Translation, Church Growth, Ghana

It was in the late 1800s and early 1900s that missionaries working with local people completed the first translations of the Bible into the languages of southern and central Ghana. At the time, less than five percent of Ghanaians were Christians. The German Presbyterian missionaries saw their churches grow slowly but steadily.

Then two things happened no one expected.

The first was World War I. At the time, Ghana was then The Gold Coast and it was a British colony. As you can imagine, Germans were not welcome when Britain entered WWI, not even missionaries. The authorities expelled the German missionaries. The church they had started had to stand on its own. It did, and it grew, using the Scriptures and liturgy in local languages.

The second unexpected event was the arrival of Pentecostalism. A layman named Peter Newman Anim left a church founded by missionaries, encountered some pentecostal theology coming out of Portland, Oregon and founded the Christ Apostolic Church. Those who ministered with him were uneducated farmers, laborers, fishermen and even hunters. So they didn’t know English. The Bibles in Ghanaian languages became their only source of faith and truth. They worshiped, read, taught and evangelized in those languages. In the first half of the 20th century, Pentecostalism reached deeply into the uneducated who were most Ghanaians at the time. They learned to read in church, their songs were full of Scripture and they took the Bible as the Word of God. The results were astounding. Over the first five decades of the 20th century, the percentage of Ghanaians professing Christian faith grew from a paltry 5% to at least 50% (it stands at 60% today). But only where the Bible had been translated. Elsewhere, other religions made headway.

It was quite a combination: the Scriptures in the mother tongue and a church that took both the mother tongue and the Scriptures seriously. They had no doubts whatsoever that God speaks through his Word. Nor did they wonder if their language was up to the task of conveying Bible truth.

Some of my colleagues recently went to visit the head of the church Anim founded. On hearing that they are involved in translation into Ghanaian languages, he spontaneously launched into a historic and theological rationale for the use of the heart language (including the translation of the Bible) to create vibrant churches. He should know; his church has grown to have several million members and although it has many educated members, the backbone is still preaching, singing, worship and reading the Bible in the heart language.

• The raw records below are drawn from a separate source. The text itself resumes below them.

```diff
@@ -1127,7 +1213,17 @@
 #endif
 #if TINY_LEAN_SHARE
             static_for<0, NVR>([&](auto S) { Vr[S.value] = lds_read_async<(VL + S.value) * DS * 8>(aD); });
+#if TINY_LEAN_PARK
+            static_for<0, NVX>([&](auto S) { Vx[S.value] = lds_read_async<(VLR + S.value) * DS * 8>(aD); });
             lds_wait();
+            static_for<0, NVX>([&](auto S) {
+                double &vx = Vx[decltype(S)::value];
+                asm volatile("" : "+v"(vx));
+            });
+            park();
+#else
+            lds_wait();
+#endif
             static_for<0, NVR>([&](auto S) {
                 double &vr = Vr[decltype(S)::value];
                 asm volatile("" : "+v"(vr));
@@ -1189,6 +1285,21 @@
         ck[7] = (unsigned long long)__builtin_amdgcn_s_getreg((31 << 11) | 4) | ((unsigned long long)__builtin_amdgcn_s_getreg((3 << 11) | 20) << 32);
     }
 #endif
+#if TINY_LEAN_PARK
+    int lane_e = lane;
+    asm volatile("" : "+v"(lane_e));
+    const long inst_e = grp * IPW + (lane_e >> 4);
+    if (inst_ok && r == 0) {
+        p.istats[inst_e * 2 + 0] = it_done;
+        p.istats[inst_e * 2 + 1] = status;
+        if (res_valid) {
+            p.dstats[inst_e * 4 + 0] = res_px;
+            p.dstats[inst_e * 4 + 1] = res_dx;
+            p.dstats[inst_e * 4 + 2] = res_pu;
+            p.dstats[inst_e * 4 + 3] = res_du;
+        }
+    }
+#else
     if (inst_ok && r == 0) {
         if constexpr (ADAPT) p.rho_inst[inst] = rho;
         p.istats[inst * 2 + 0] = it_done;
@@ -1200,10 +1311,16 @@
             p.dstats[inst * 4 + 3] = res_du;
         }
     }
+#endif
 }
 
 #if TINY_LEAN
-#if TINY_LEAN_SHARE
+#if TINY_LEAN_PARK
+#define k_admm_solve_d_lean k_admm_solve_d_lean_park
+#define k_admm_solve_d_gbnd_lean k_admm_solve_d_gbnd_lean_park
+#define launch_solve_d_lean launch_solve_d_lean_park
+static_assert(d_vl(4, 50, true, 4) == 25, "quadrotor N=50: 25 slack slots in LDS with four wavefronts per workgroup");
+#elif TINY_LEAN_SHARE
 #define k_admm_solve_d_lean k_admm_solve_d_lean_share
 #define k_admm_solve_d_gbnd_lean k_admm_solve_d_gbnd_lean_share
 #define launch_solve_d_lean launch_solve_d_lean_share
@@ -1263,12 +1380,19 @@
     }
 }
 
+#if TINY_LEAN_PARK
+hipError_t launch_solve_d_lean(const SolveParams &p, hipStream_t stream) {
+    if (p.nx == 12 && p.nu == 4 && p.N == 50 && p.const_tables) return launch_d_one<12, 4, 50, true>(p, stream);
+    return hipErrorInvalidValue;
+}
+#else
 hipError_t launch_solve_d_lean(const SolveParams &p, hipStream_t stream) {
     if (p.nx == 12 && p.nu == 4 && p.N == 50) return p.const_tables ? launch_d_one<12, 4, 50, true>(p, stream) : launch_d_one<12, 4, 50, false>(p, stream);
     if (p.nx == 4 && p.nu == 1 && p.N == 20) return p.const_tables ? launch_d_one<4, 1, 20, true>(p, stream) : launch_d_one<4, 1, 20, false>(p, stream);
     if (p.nx == 4 && p.nu == 1 && p.N == 10) return p.const_tables ? launch_d_one<4, 1, 10, true>(p, stream) : launch_d_one<4, 1, 10, false>(p, stream);
     return hipErrorInvalidValue;
 }
+#endif
 #else
 #ifndef TINY_JIT
 #if TINY_REFILL
```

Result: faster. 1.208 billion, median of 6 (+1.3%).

The modern religious map of Africa reveals in a striking way the close connection between the growth of Christianity and the widespread employment of the vernacular. The converse also seems to hold: Christian growth has been slightest in areas where vernacular languages are weak—that is, where a lingua franca such as English, French, Portuguese, Arabic or Swahili has succeeded in suppressing mother tongues. -Lamin Sanneh in Christian Missions and the Western Guilt Complex

The translation of the Bible in Ghana stopped after the German missionaries left. No new translations were started for 50 years.  In the 1960s, a new wave of Bible translation, this one initiated by Wycliffe Bible Translators, started in the north. By the 1970s New Testaments were being dedicated here and there in the North. More recently, and 100 years after it happened in the south, a number of whole Bibles have been dedicated. Just as happened in the south 100 years ago, churches based on the Scriptures in the heart languages of the people are taking hold. But, there was a short stoppage again from 1990 through 2010. We are working to have the third wave of translation in Ghana be the last and be the one designed, implemented and resourced by churches and Christians in Ghana.

3 thoughts on “Translation, Church Growth, Ghana

  1. Really liked how you present the impact of Bible translation on church growth. Will use your Ghana example during my sermon tomorrow. keep it up!